A "weak" perspective projection uses the same principles of an orthographic projection, but requires the scaling factor to be specified, thus ensuring that closer objects appear bigger in the projection, and vice versa. It can be seen as a hybrid between an orthographic and a perspective projection, and described either as a perspective projection with individual point depths <math>Z_i</math> replaced by an average constant depth <math>Z_\text{ave}</math>,<ref>{{cite web |url = http://www.cse.iitd.ernet.in/~suban/vision/affine/node5.html |title = The Weak-Perspective Camera |author = Subhashis Banerjee |date = 2002-02-18 }}</ref> or simply as an orthographic projection plus a scaling.<ref>{{cite tech report |first = T. D. |last = Alter |title = 3D Pose from 3 Corresponding Points under Weak-Perspective Projection |url = http://dspace.mit.edu/bitstream/handle/1721.1/6611/AIM-1378.pdf |institution = MIT [[AI Lab]] |date=July 1992 }}</ref>

The weak-perspective model thus approximates perspective projection while using a simpler model, similar to the pure (unscaled) orthographic perspective.

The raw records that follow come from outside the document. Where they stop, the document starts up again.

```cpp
enum { MI355_SW_F32 = 0, MI355_SW_U8SAT = 1 };

enum {
  MI355_SW_OK = 0,
  MI355_SW_EINVAL = -22,
  MI355_SW_ENOMEM = -12,
  MI355_SW_ENODEV = -19,
  MI355_SW_ENOTSUP = -95,
  MI355_SW_ERANGE = -34
};

enum {
  MI355_SW_SCORE_ONLY = 1
};

// ... 148 lines not shown
int mi355_sw_fill_matrix(mi355_sw_ctx *ctx, const char *x, size_t nx, const char *y, size_t ny,
                         const mi355_sw_params *params, float *H);

int mi355_sw_argmax(mi355_sw_ctx *ctx, const char *x, size_t nx, const char *y, size_t ny,
                    const mi355_sw_params *params, int64_t *index_x, int64_t *index_y, float *max);

int mi355_sw_last_timings(const mi355_sw_ctx *ctx, double out[6]);

int mi355_sw_last_counters(const mi355_sw_ctx *ctx, uint64_t out[4]);
int mi355_sw_last_counter(const mi355_sw_ctx *ctx, const char *name, uint64_t *out);

int mi355_sw_prefix_values(mi355_sw_ctx *ctx, float *values, size_t capacity, size_t *n_sub);

int mi355_sw_prefix_thin_items(mi355_sw_ctx *ctx, size_t n_items, const uint32_t *items, int P, int P2, int64_t sub_len, int64_t left, int64_t right,
                               const mi355_sw_params *params, float *values, size_t capacity, size_t *n_per_item);

int mi355_sw_seed_usable(const uint8_t *read, int32_t len, int k, const uint8_t *letters, size_t n_letters);
int mi355_sw_seed_certify_ok(int64_t d, int64_t smax, int64_t g, int64_t u);
int mi355_sw_seed_certify_window(int64_t start, int64_t m, int64_t d, int64_t smax, int64_t g, int64_t n, int64_t *lo, int64_t *hi);
int mi355_sw_seed_k(int letters, int min_len, int64_t n);
uint32_t mi355_sw_seed_hash(const uint8_t *codes, int k);
int mi355_sw_seed_cluster(size_t n_hits, const int64_t *starts, const int32_t *offsets, int64_t width, int64_t *lo, int64_t *hi, int *distinct);
int mi355_sw_seed_hits(mi355_sw_ctx *ctx, int64_t left, int64_t right, int k, uint32_t *counts, int64_t *starts, int32_t *offsets, int *k_used);

const char *mi355_sw_last_path(const mi355_sw_ctx *ctx);

enum {
  MI355_SW_CELL_I16 = 0,
  MI355_SW_CELL_U8 = 1,
  MI355_SW_CELL_F32 = 2,
  MI355_SW_CELL_F32U8 = 3,
  MI355_SW_CELL_F16 = 4,
  MI355_SW_CELL_U8H = 5
};
typedef struct {
  int cell;
  int lanes;
  int rows_per_lane;
  int strips;
  int twin;
  int64_t chunk_len;
  int64_t sub_len;
  int64_t warm;
  double cells;
  double valu_ops_per_cell;
  char name[160];
// ... 33 lines not shown
```

parallel-genomeseq_amd/capi.py:

```python
import ctypes as C
import os
import time

import numpy as np

_HERE = os.path.dirname(os.path.abspath(__file__))
LIB_PATH = os.path.join(_HERE, "libmi355_sw.so")

F32, U8SAT = 0, 1
SCORE_ONLY = 1

EXPORTS = [
    "mi355_sw_create", "mi355_sw_destroy", "mi355_sw_last_error", "mi355_sw_default_params",
    "mi355_sw_align", "mi355_sw_set_reference", "mi355_sw_align_batch", "mi355_sw_batch_upload",
    "mi355_sw_batch_run", "mi355_sw_score_ranges", "mi355_sw_align_scored_range", "mi355_sw_align_split", "mi355_sw_make_string_range", "mi355_sw_fill_matrix",
    "mi355_sw_argmax", "mi355_sw_true2raw", "mi355_sw_raw2true", "mi355_sw_last_timings", "mi355_sw_free_result", "mi355_sw_free_results",
    "mi355_sw_build_info", "mi355_sw_last_kernel", "mi355_sw_batch_run_view",
    "mi355_sw_multi_create", "mi355_sw_multi_destroy", "mi355_sw_multi_last_error", "mi355_sw_multi_device_count",
    "mi355_sw_multi_rccl_version", "mi355_sw_multi_align_split", "mi355_sw_multi_set_reference",
    "mi355_sw_multi_align_batch", "mi355_sw_multi_last_timings",
    "mi355_sw_set_option", "mi355_sw_option_names", "mi355_sw_multi_set_option", "mi355_sw_last_counters", "mi355_sw_last_counter", "mi355_sw_batch_upload_packed", "mi355_sw_best_range", "mi355_sw_last_path",
    "mi355_sw_default_affine_params", "mi355_sw_affine_align", "mi355_sw_affine_batch_run", "mi355_sw_affine_score_ranges",
    "mi355_sw_affine_align_trace", "mi355_sw_affine_batch_trace", "mi355_sw_affine_pairs_run", "mi355_sw_affine_pairs_trace",
    "mi355_sw_prefix_values", "mi355_sw_prefix_thin_items", "mi355_sw_affine_pairs_run_mode", "mi355_sw_affine_pairs_trace_mode",
    "mi355_sw_affine_pairs_run_band", "mi355_sw_affine_pairs_trace_band",
    "mi355_sw_affine_extend_run", "mi355_sw_affine_extend_trace",
    "mi355_sw_affine_extend_run_band", "mi355_sw_affine_extend_trace_band",
    "mi355_sw_affine_global_run", "mi355_sw_affine_global_trace",
    "mi355_sw_affine_extend_run_zdrop", "mi355_sw_affine_extend_trace_zdrop",
    "mi355_sw_seed_k", "mi355_sw_seed_hash", "mi355_sw_seed_cluster", "mi355_sw_seed_hits",
    "mi355_sw_seed_usable", "mi355_sw_seed_certify_ok", "mi355_sw_seed_certify_window",
]
SEED_HIT_CAP = 32
AFFINE_LOCAL, AFFINE_END_TO_END = 0, 1
AFFINE_MODES = {"local": AFFINE_LOCAL, "end_to_end": AFFINE_END_TO_END}
MULTI_RCCL = 1


class Params(C.Structure):
    _fields_ = [("lut", C.POINTER(C.c_float)), ("match", C.c_float), ("mismatch", C.c_float),
                ("gap", C.c_float), ("semantics", C.c_int)]


class AffineParams(C.Structure):
    _fields_ = [("lut", C.POINTER(C.c_float)), ("match", C.c_float), ("mismatch", C.c_float),
                ("gap_open", C.c_float), ("gap_extend", C.c_float)]


class ExtendList(C.Structure):
    _fields_ = [("npairs", C.c_size_t), ("query", C.POINTER(C.c_int32)), ("q_lo", C.POINTER(C.c_int32)), ("q_hi", C.POINTER(C.c_int32)),
                ("lefts", C.POINTER(C.c_int64)), ("rights", C.POINTER(C.c_int64)), ("backward", C.POINTER(C.c_uint8))]


class Result(C.Structure):
# ... 26 lines not shown

class MI355Error(RuntimeError):
    def __init__(self, code, msg):
        super().__init__("mi355_sw error %d: %s" % (code, msg))
        self.code = code


_LIB = None


def lib():
    global _LIB
    if _LIB is None:
        if not os.path.exists(LIB_PATH):
            raise ImportError("libmi355_sw.so not built: run `python -c 'import __graft_entry__ as g; g.build()'` "
                              "or `make -C parallel-genomeseq_amd/csrc`")
        L = C.CDLL(LIB_PATH)
        L.mi355_sw_last_error.restype = C.c_char_p
        L.mi355_sw_build_info.restype = C.c_char_p
        L.mi355_sw_multi_last_error.restype = C.c_char_p
        L.mi355_sw_option_names.restype = C.c_char_p
        L.mi355_sw_last_path.restype = C.c_char_p
        L.mi355_sw_seed_hash.restype = C.c_uint32
        for name in EXPORTS:
            getattr(L, name)
        _LIB = L
    return _LIB
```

It is a reasonable approximation when the depth of the object along the line of sight is small compared to the distance from the camera, and the field of view is small. With these conditions, it can be assumed that all points on a 3D object are at the same distance <math>Z_\text{ave}</math> from the camera without significant errors in the projection (compared to the full perspective model).

'''''Equation'''''
:<math>\begin{align}
& P_x = \frac X {Z_\text{ave}} \\[5pt]
& P_y = \frac Y {Z_\text{ave}}
\end{align}</math>
assuming focal length <math display="inline">f = 1</math>.